曽於市場見学

 出航すると思っていた昨日でさえ欠航したのだから、もっと荒れた今日は、当然欠航だった。
 欠航になる事が予想されていたので、欠航だったら曽於市場に行ってみないかと誘われていた。もちろん快諾したのだが、こんなにつき合ってもらって良いのだろうか? 
 
 約束の時間まで、宿のキッチンでおしゃべりをした。
 20歳から41歳の三人の娘を持つというご婦人は、単身で屋久島に移住したそうだ。旦那さんや娘さん達は、東京・・・。友人達は皆、大反対だったとか・・・。
 それでも、家族が納得していて協力も得られているなら、短い自分の人生で、やりたい事をやっても良い!と俺は思う。重い腰を上げることも出来ず、やりたかったことの不満を、周りにぶつけるよりよほど幸せだと思う。ときには失敗することもあるけど、事故責任として受け止め、対処していけば良い。そうやって、一生懸命積極的に生きている人が好きだ。
 
 雨の中、向かえに来てくれた。高速で、曽於市場に向かった。
 曽於市場は、鹿児島中央市場より大きく、綺麗だった。競り前の牛を繋ぐ場所も、とても明るく広かった。競り終えた牛を入れる場所は、更に広くて整備されていた。

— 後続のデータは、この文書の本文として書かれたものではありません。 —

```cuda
static int wgrad_bn(const ConvShape& s) { return pick_bn(s.cout); }

int conv_wgrad_splits(const ConvShape& s) {
  const long long pixels = static_cast<long long>(s.n) * s.ho * s.wo;
  const int kblocks = static_cast<int>((pixels + 63) / 64);
  const int chunks = s.kh * s.kw * s.cin / 64;
  const int bn = wgrad_bn(s);
  const int m_tiles = (chunks + 1) / 2;
  const int tiles = m_tiles * (s.cout / bn);
  const int sms = num_sms();
  int max_splits = (kblocks + 7) / 8;
  if (max_splits < 1) max_splits = 1;
  int hi = (4 * sms + tiles - 1) / tiles;
  if (hi > max_splits) hi = max_splits;
  int best = 1;
  long long best_cost = -1;
  for (int sp = 1; sp <= hi; ++sp) {
    const long long waves = (static_cast<long long>(tiles) * sp + sms - 1) / sms;
    const long long per = (kblocks + sp - 1) / sp;
    const long long cost = waves * (per + 6);
    if (best_cost < 0 || cost < best_cost) {
      best_cost = cost;
      best = sp;
    }
  }
  return best;
}

size_t conv_wgrad_workspace_bytes(const ConvShape& s) {
  return static_cast<size_t>(conv_wgrad_splits(s)) * s.kh * s.kw * s.cin * s.cout * sizeof(float);
}

int conv_wgrad_partials(const __nv_bfloat16* x, const __nv_bfloat16* dy, float* partial, const ConvShape& s, bool stem,
                        int* splits_out, cudaStream_t st) {
  if (int rc = check_shape(s, stem, "conv_wgrad")) return rc;
  IgemmParams P{};
  P.src = x; P.n = s.n; P.hs = s.h; P.ws = s.w; P.cs = s.cin; P.hm = s.ho; P.wm = s.wo;
  P.kh = s.kh; P.kw = s.kw; P.stride = s.stride; P.pad = s.pad; P.transposed = 0;
  P.cpb = stem ? 1 : s.cin / 64;
  P.pixels = static_cast<long long>(s.n) * s.ho * s.wo;
  P.num_kblocks = static_cast<int>((P.pixels + 63) / 64);
  P.total_chunks = s.kh * s.kw * s.cin / 64;
  P.ntaps_c = s.kh * s.kw;
  DIRB_CHECK_ARG(stem || P.ntaps_c <= kMaxTaps, "conv_wgrad: at most %d filter taps (got %dx%d)", kMaxTaps, s.kh, s.kw);
  for (int i = 0; i < kMaxTaps; ++i) P.tap_list[i] = i;
  const int splits = conv_wgrad_splits(s);
  P.kblocks_per_split = (P.num_kblocks + splits - 1) / splits;
  P.ldc = s.cout; P.out = partial;
  const int bn = wgrad_bn(s);
  P.n_tiles = s.cout / bn;
  const int m_tiles = (P.total_chunks + 1) / 2;
  *splits_out = splits;
  CUtensorMap tm;
  if (int rc = make_tmap_bf16_2d(&tm, dy, s.cout, static_cast<uint64_t>(P.pixels), static_cast<uint64_t>(s.cout) * 2, 64))
    return rc;
  if (stem) return DISPATCH_BN(bn, true, true, tm, P, m_tiles, splits, st);
  if (is_plain_gemm(s, stem)) {
    CUtensorMap ta;
    if (int rc = make_tmap_bf16_2d(&ta, x, s.cin, static_cast<uint64_t>(P.pixels), static_cast<uint64_t>(s.cin) * 2, 64))
      return rc;
    P.a_mode = 1;
    return DISPATCH_BN(bn, true, false, tm, P, m_tiles, splits, st, &ta);
  }
  if (im2col_enabled()) {
    CUtensorMap ta;
    if (int rc = make_tmap_im2col_bf16(&ta, x, s.cin, s.w, s.h, s.n, -s.pad, -s.pad, s.pad - (s.kw - 1),
                                       s.pad - (s.kh - 1), s.stride, 64))
      return rc;
    P.a_mode = 2; P.i2c_stride = s.stride; P.i2c_lo = -s.pad;
    return DISPATCH_BN(bn, true, false, tm, P, m_tiles, splits, st, &ta);
  }
  return DISPATCH_BN(bn, true, false, tm, P, m_tiles, splits, st);
}

int conv_plan(const ConvShape& s, bool stem, int op, int* plan) {
  for (int i = 0; i < 7; ++i) plan[i] = 0;
  plan[4] = plan[5] = 1;
  if (int rc = check_shape(s, stem, "conv_plan")) return rc;
  if (op == 2) {
    plan[0] = wgrad_bn(s);
    plan[4] = conv_wgrad_splits(s);
    plan[2] = stem ? 0 : (is_plain_gemm(s, stem) ? 1 : (im2col_enabled() ? 2 : 0));
    return DIRB200_OK;
  }
  const bool dgrad = op == 1;
  DIRB_CHECK_ARG(!(dgrad && stem), "conv_plan: the stem has no data gradient");
  const int n_dim = dgrad ? s.cin : s.cout;
  plan[0] = pick_bn(n_dim);
  if (dgrad && s.stride == 2) {
    int launches = 0;
    for (int cls = 0; cls < 4; ++cls) {
      const int py = cls >> 1, px = cls & 1;
      int nt = 0;
      for (int r = 0; r < s.kh; ++r)
        for (int q = 0; q < s.kw; ++q)
          if (((py + s.pad - r) & 1) == 0 && ((px + s.pad - q) & 1) == 0) ++nt;
      const int hm = (s.h - py + 1) / 2, wm = (s.w - px + 1) / 2;
      if (nt == 0 || hm <= 0 || wm <= 0) continue;
      ++launches;
    }
    plan[2] = im2col_enabled() ? 2 : 0; plan[5] = launches;
    return DIRB200_OK;
  }
  const bool tma_fed = is_plain_gemm(s, stem) || (!stem && im2col_enabled() && (!dgrad || s.kh == s.kw));
  plan[2] = stem ? 0 : (is_plain_gemm(s, stem) ? 1 : (tma_fed ? 2 : 0));
  plan[6] = dgrad && conv_dgrad_fuses_bn_moments(s);
  return DIRB200_OK;
}

}
```

imbalanced-regression_b200/csrc/tc.cuh:

```cuda
#pragma once
#include <cuda.h>
#include <stdint.h>

namespace dirb200 {
namespace tc {

__device__ __forceinline__ uint32_t smem_u32(const void* p) {
  return static_cast<uint32_t>(__cvta_generic_to_shared(p));
}

__device__ __forceinline__ void mbar_init(uint32_t bar, uint32_t count) {
  asm volatile("mbarrier.init.shared::cta.b64 [%0], %1;" ::"r"(bar), "r"(count) : "memory");
}
__device__ __forceinline__ void fence_barrier_init() {
  asm volatile("fence.mbarrier_init.release.cluster;" ::: "memory");
}
__device__ __forceinline__ void mbar_arrive(uint32_t bar) {
  asm volatile("mbarrier.arrive.shared::cta.b64 _, [%0];" ::"r"(bar) : "memory");
}
__device__ __forceinline__ void mbar_arrive_expect_tx(uint32_t bar, uint32_t bytes) {
  asm volatile("mbarrier.arrive.expect_tx.shared::cta.b64 _, [%0], %1;" ::"r"(bar), "r"(bytes) : "memory");
}
__device__ __forceinline__ bool mbar_try_wait(uint32_t bar, uint32_t parity) {
  uint32_t ok;
  asm volatile(
      "{\n"
      ".reg .pred p;\n"
      "mbarrier.try_wait.parity.shared::cta.b64 p, [%1], %2;\n"
      "selp.u32 %0, 1, 0, p;\n"
      "}\n"
      : "=r"(ok)
      : "r"(bar), "r"(parity)
      : "memory");
  return ok != 0;
}
__device__ __forceinline__ void mbar_wait(uint32_t bar, uint32_t parity) {
  if (mbar_try_wait(bar, parity)) return;
  unsigned long long t0;
  asm volatile("mov.u64 %0, %%globaltimer;" : "=l"(t0));
  while (!mbar_try_wait(bar, parity)) {
    unsigned long long t1;
    asm volatile("mov.u64 %0, %%globaltimer;" : "=l"(t1));
    if (t1 - t0 > 4000000000ull) __trap();
  }
}

__device__ __forceinline__ bool elect_one() {
  uint32_t pred;
  asm volatile(
      "{\n"
      ".reg .pred P;\n"
      "elect.sync _|P, 0xffffffff;\n"
      "selp.u32 %0, 1, 0, P;\n"
      "}\n"
      : "=r"(pred));
  return pred != 0;
}

__device__ __forceinline__ void cp_async16(uint32_t dst, const void* src, uint32_t src_bytes) {
  asm volatile("cp.async.cg.shared.global [%0], [%1], 16, %2;" ::"r"(dst), "l"(src), "r"(src_bytes) : "memory");
}
__device__ __forceinline__ void cp_async_mbar_arrive_noinc(uint32_t bar) {
  asm volatile("cp.async.mbarrier.arrive.noinc.shared::cta.b64 [%0];" ::"r"(bar) : "memory");
}
__device__ __forceinline__ void fence_proxy_async() { asm volatile("fence.proxy.async.shared::cta;" ::: "memory"); }

__device__ __forceinline__ void tma_load_2d(uint32_t dst, const CUtensorMap* tmap, uint32_t bar, int c0, int c1) {
  asm volatile(
      "cp.async.bulk.tensor.2d.shared::cluster.global.mbarrier::complete_tx::bytes [%0], [%1, {%3, %4}], [%2];"
      ::"r"(dst), "l"(tmap), "r"(bar), "r"(c0), "r"(c1)
      : "memory");
}

__device__ __forceinline__ void tma_load_im2col_4d(uint32_t dst, const CUtensorMap* tmap, uint32_t bar, int c, int w,
                                                   int h, int n, uint16_t off_w, uint16_t off_h) {
  asm volatile(
      "cp.async.bulk.tensor.4d.shared::cluster.global.im2col.mbarrier::complete_tx::bytes"
      " [%0], [%1, {%3, %4, %5, %6}], [%2], {%7, %8};"
      ::"r"(dst), "l"(tmap), "r"(bar), "r"(c), "r"(w), "r"(h), "r"(n), "h"(off_w), "h"(off_h)
      : "memory");
}

__device__ __forceinline__ void wgmma_fence() { asm volatile("wgmma.fence.sync.aligned;" ::: "memory"); }
__device__ __forceinline__ void wgmma_commit() { asm volatile("wgmma.commit_group.sync.aligned;" ::: "memory"); }
template <int N>
__device__ __forceinline__ void wgmma_wait() {
  asm volatile("wgmma.wait_group.sync.aligned %0;" ::"n"(N) : "memory");
}
template <int R>
__device__ __forceinline__ void wgmma_fence_operands(float (&d)[R]) {
#pragma unroll
  for (int i = 0; i < R; ++i) asm volatile("" : "+f"(d[i])::"memory");
}

#define DIRB_F4(i) "+f"(d[i]), "+f"(d[i + 1]), "+f"(d[i + 2]), "+f"(d[i + 3])
#define DIRB_F16(i) DIRB_F4(i), DIRB_F4(i + 4), DIRB_F4(i + 8), DIRB_F4(i + 12)
#define DIRB_R8(a, b, c, e, f, g, h, k) "%" #a ", %" #b ", %" #c ", %" #e ", %" #f ", %" #g ", %" #h ", %" #k ", "
template <int TA, int TB>
__device__ __forceinline__ void wgmma_m64n64(float (&d)[32], uint64_t adesc, uint64_t bdesc, uint32_t accumulate) {
  asm volatile(
      "{\n.reg .pred p;\nsetp.ne.b32 p, %34, 0;\n"
      "wgmma.mma_async.sync.aligned.m64n64k16.f32.bf16.bf16 {"
      DIRB_R8(0, 1, 2, 3, 4, 5, 6, 7) DIRB_R8(8, 9, 10, 11, 12, 13, 14, 15) DIRB_R8(16, 17, 18, 19, 20, 21, 22, 23)
      "%24, %25, %26, %27, %28, %29, %30, %31}, %32, %33, p, 1, 1, %35, %36;\n}\n"
      : DIRB_F16(0), DIRB_F16(16)
      : "l"(adesc), "l"(bdesc), "r"(accumulate), "n"(TA), "n"(TB));
}
template <int TA, int TB>
__device__ __forceinline__ void wgmma_m64n128(float (&d)[64], uint64_t adesc, uint64_t bdesc, uint32_t accumulate) {
  asm volatile(
      "{\n.reg .pred p;\nsetp.ne.b32 p, %66, 0;\n"
      "wgmma.mma_async.sync.aligned.m64n128k16.f32.bf16.bf16 {"
      DIRB_R8(0, 1, 2, 3, 4, 5, 6, 7) DIRB_R8(8, 9, 10, 11, 12, 13, 14, 15) DIRB_R8(16, 17, 18, 19, 20, 21, 22, 23)
      DIRB_R8(24, 25, 26, 27, 28, 29, 30, 31) DIRB_R8(32, 33, 34, 35, 36, 37, 38, 39) DIRB_R8(40, 41, 42, 43, 44, 45, 46, 47)
      DIRB_R8(48, 49, 50, 51, 52, 53, 54, 55)
      "%56, %57, %58, %59, %60, %61, %62, %63}, %64, %65, p, 1, 1, %67, %68;\n}\n"
      : DIRB_F16(0), DIRB_F16(16), DIRB_F16(32), DIRB_F16(48)
      : "l"(adesc), "l"(bdesc), "r"(accumulate), "n"(TA), "n"(TB));
}
#undef DIRB_R8
#undef DIRB_F16
#undef DIRB_F4
template <int BN, int TA, int TB>
__device__ __forceinline__ void wgmma_bf16(float (&d)[BN / 2], uint64_t adesc, uint64_t bdesc, uint32_t accumulate) {
  if constexpr (BN == 128) wgmma_m64n128<TA, TB>(d, adesc, bdesc, accumulate);
  else wgmma_m64n64<TA, TB>(d, adesc, bdesc, accumulate);
}

__device__ __forceinline__ uint64_t make_smem_desc(uint32_t saddr, uint32_t lbo_bytes, uint32_t sbo_bytes) {
  uint64_t d = 0;
  d |= static_cast<uint64_t>((saddr & 0x3FFFFu) >> 4);
  d |= static_cast<uint64_t>((lbo_bytes >> 4) & 0x3FFFu) << 16;
  d |= static_cast<uint64_t>((sbo_bytes >> 4) & 0x3FFFu) << 32;
  d |= static_cast<uint64_t>(1) << 62;
  return d;
}

}
}
```

include/dirb200.h:

```cpp
#ifndef DIRB200_H
#define DIRB200_H

#include <stddef.h>
#include <stdint.h>

#ifdef __cplusplus
extern "C" {
#endif

#define DIRB200_OK 0
#define DIRB200_ERR_ARG (-1)
#define DIRB200_ERR_CUDA (-2)
#define DIRB200_ERR_WORKSPACE (-3)

#define DIRB200_BIN_AGE 0
#define DIRB200_BIN_DEPTH10 1
#define DIRB200_BIN_EDGES5 2

#define DIRB200_LOSS_MSE 0
#define DIRB200_LOSS_L1 1
#define DIRB200_LOSS_FOCAL_MSE 2
#define DIRB200_LOSS_FOCAL_L1 3
#define DIRB200_LOSS_HUBER 4
#define DIRB200_ACT_SIGMOID 0
#define DIRB200_ACT_TANH 1

#define DIRB200_REWEIGHT_SQRT_INV 1
#define DIRB200_REWEIGHT_INVERSE 2

const char* dirb200_last_error(void);
int dirb200_version(void);
int64_t dirb200_launch_count(void);


int dirb200_fds_label_flags(const float* labels, int64_t n, int bucket_num, int bucket_start,
                            int bin_rule, int32_t* flags, void* stream);

int dirb200_fds_bin_rows(const float* labels, int64_t n, int bucket_num, int bucket_start,
                         int bin_rule, const int32_t* flags, int32_t* bins_out, void* stream);

size_t dirb200_fds_accumulate_workspace_bytes(int64_t n, int nb);

int dirb200_fds_accumulate(const float* features, const int32_t* bins, int64_t n, int d, int nb,
                           double* sums, double* sumsq, int64_t* counts,
                           void* workspace, size_t workspace_bytes, void* stream);

int dirb200_fds_set_profiling(int enabled);
int dirb200_fds_last_accumulate_kernel_ms(float* ms_out);

int dirb200_fds_finalize(const double* sums, const double* sumsq, const int64_t* counts, int nb, int d,
                         float* running_mean, float* running_var, float* num_samples_tracked,
                         double momentum, int first_update, void* stream);

int dirb200_fds_smooth_tables(const float* src, int nb, int d, const float* window_host, int ks,
                              float* dst, void* stream);

int dirb200_fds_calibrate_fwd(float* x, const float* labels, int64_t b, int d, int bucket_num,
                              int bucket_start, int bin_rule, const float* m1, const float* v1,
                              const float* m2, const float* v2, float clip_min, float clip_max,
                              int32_t* rowbin_out, int32_t* flags_scratch ,
                              void* stream);

int dirb200_fds_fill_empty(const int64_t* counts, int nb, int d, float* running_mean, float* running_var,
                           void* stream);

int dirb200_fds_calibrate_bwd(int bin_rule, const float* grad_out, const int32_t* rowbin, int64_t b, int d,
                              const float* v1, const float* v2, float clip_min, float clip_max,
                              float* grad_in, void* stream);


size_t dirb200_loss_workspace_bytes(int64_t n);

int dirb200_loss_fwd_bwd(int kind, const float* pred, const float* target, const float* weight, int64_t n,
                         float beta, float gamma, int activate, float grad_scale,
                         float* loss_out, float* grad_out, void* workspace, size_t workspace_bytes,
                         void* stream);


int dirb200_lds_histogram(const float* labels, int64_t n, int max_target, int64_t* hist, void* stream);

int dirb200_lds_weights(const float* labels, int64_t n, int max_target, int reweight,
                        const double* window_host, int ks, const int64_t* hist,
                        double* scratch, float* weights_out, void* stream);

int dirb200_lds_weights_sharded(const float* labels, int64_t n, int64_t n_total, int max_target, int reweight,
                                const double* window_host, int ks, const int64_t* hist, double* scratch,
                                float* weights_out, void* stream);

int dirb200_lds_table_lookup(const float* values, int64_t n, float mult, int max_bin, const float* table,
                             float* weights_out, void* stream);

size_t dirb200_bn_workspace_bytes(int c);
int dirb200_bn_train_fwd(const void* y, int64_t rows, int c, const float* gamma, const float* beta, float eps,
                         float momentum, float* running_mean, float* running_var, int relu, void* out, float* save_mean,
                         float* save_invstd, float* scale_shift, void* workspace, void* stream);
int dirb200_bn_eval_coeffs(int c, const float* gamma, const float* beta, float eps, const float* running_mean,
                           const float* running_var, float* scale, float* shift, void* stream);
int dirb200_bn_train_bwd(const void* grad_out, const void* y, int64_t rows, int c, const float* gamma,
                         const float* save_mean, const float* save_invstd, const float* scale_shift, int relu,
                         float* grad_gamma, float* grad_beta, void* grad_y, void* workspace, void* stream);
int dirb200_maxpool3x3s2_fwd(const void* x, int n, int h, int w, int c, void* out, uint8_t* argmax, void* stream);
int dirb200_maxpool3x3s2_bwd(const void* grad_out, const uint8_t* argmax, int n, int h, int w, int c, void* grad_x,
                             void* stream);
int dirb200_avgpool_fwd(const void* x, int n, int hw, int c, float* out, void* stream);
int dirb200_avgpool_bwd(const float* grad_out, int n, int hw, int c, void* grad_x, void* stream);
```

 競りを見たら、60万円超えが連発していて、鹿児島中央市場より高いと感じた。血統的には、『隆之国』がとても多く、良い値がしていた。『隆之国』は欲しいと要望したけど、全然手に入らない人気の精液だ。
 今日、ここに来た目的の一つに、隆之国を持っている牧場主さんに紹介してもらい、種を手に入れるというのがあった。種は分けてもらえることになったのだけど、一応役場に相談してみたら、一月にいくらか分けてもらえることになっていたそうで、そんなときに俺が個人的に取引すると、ちょっと問題が起こることもあるって聞き、今回は見送ることになった。
 それでも、今日の曽於市場見学は、とても有意義なモノであった。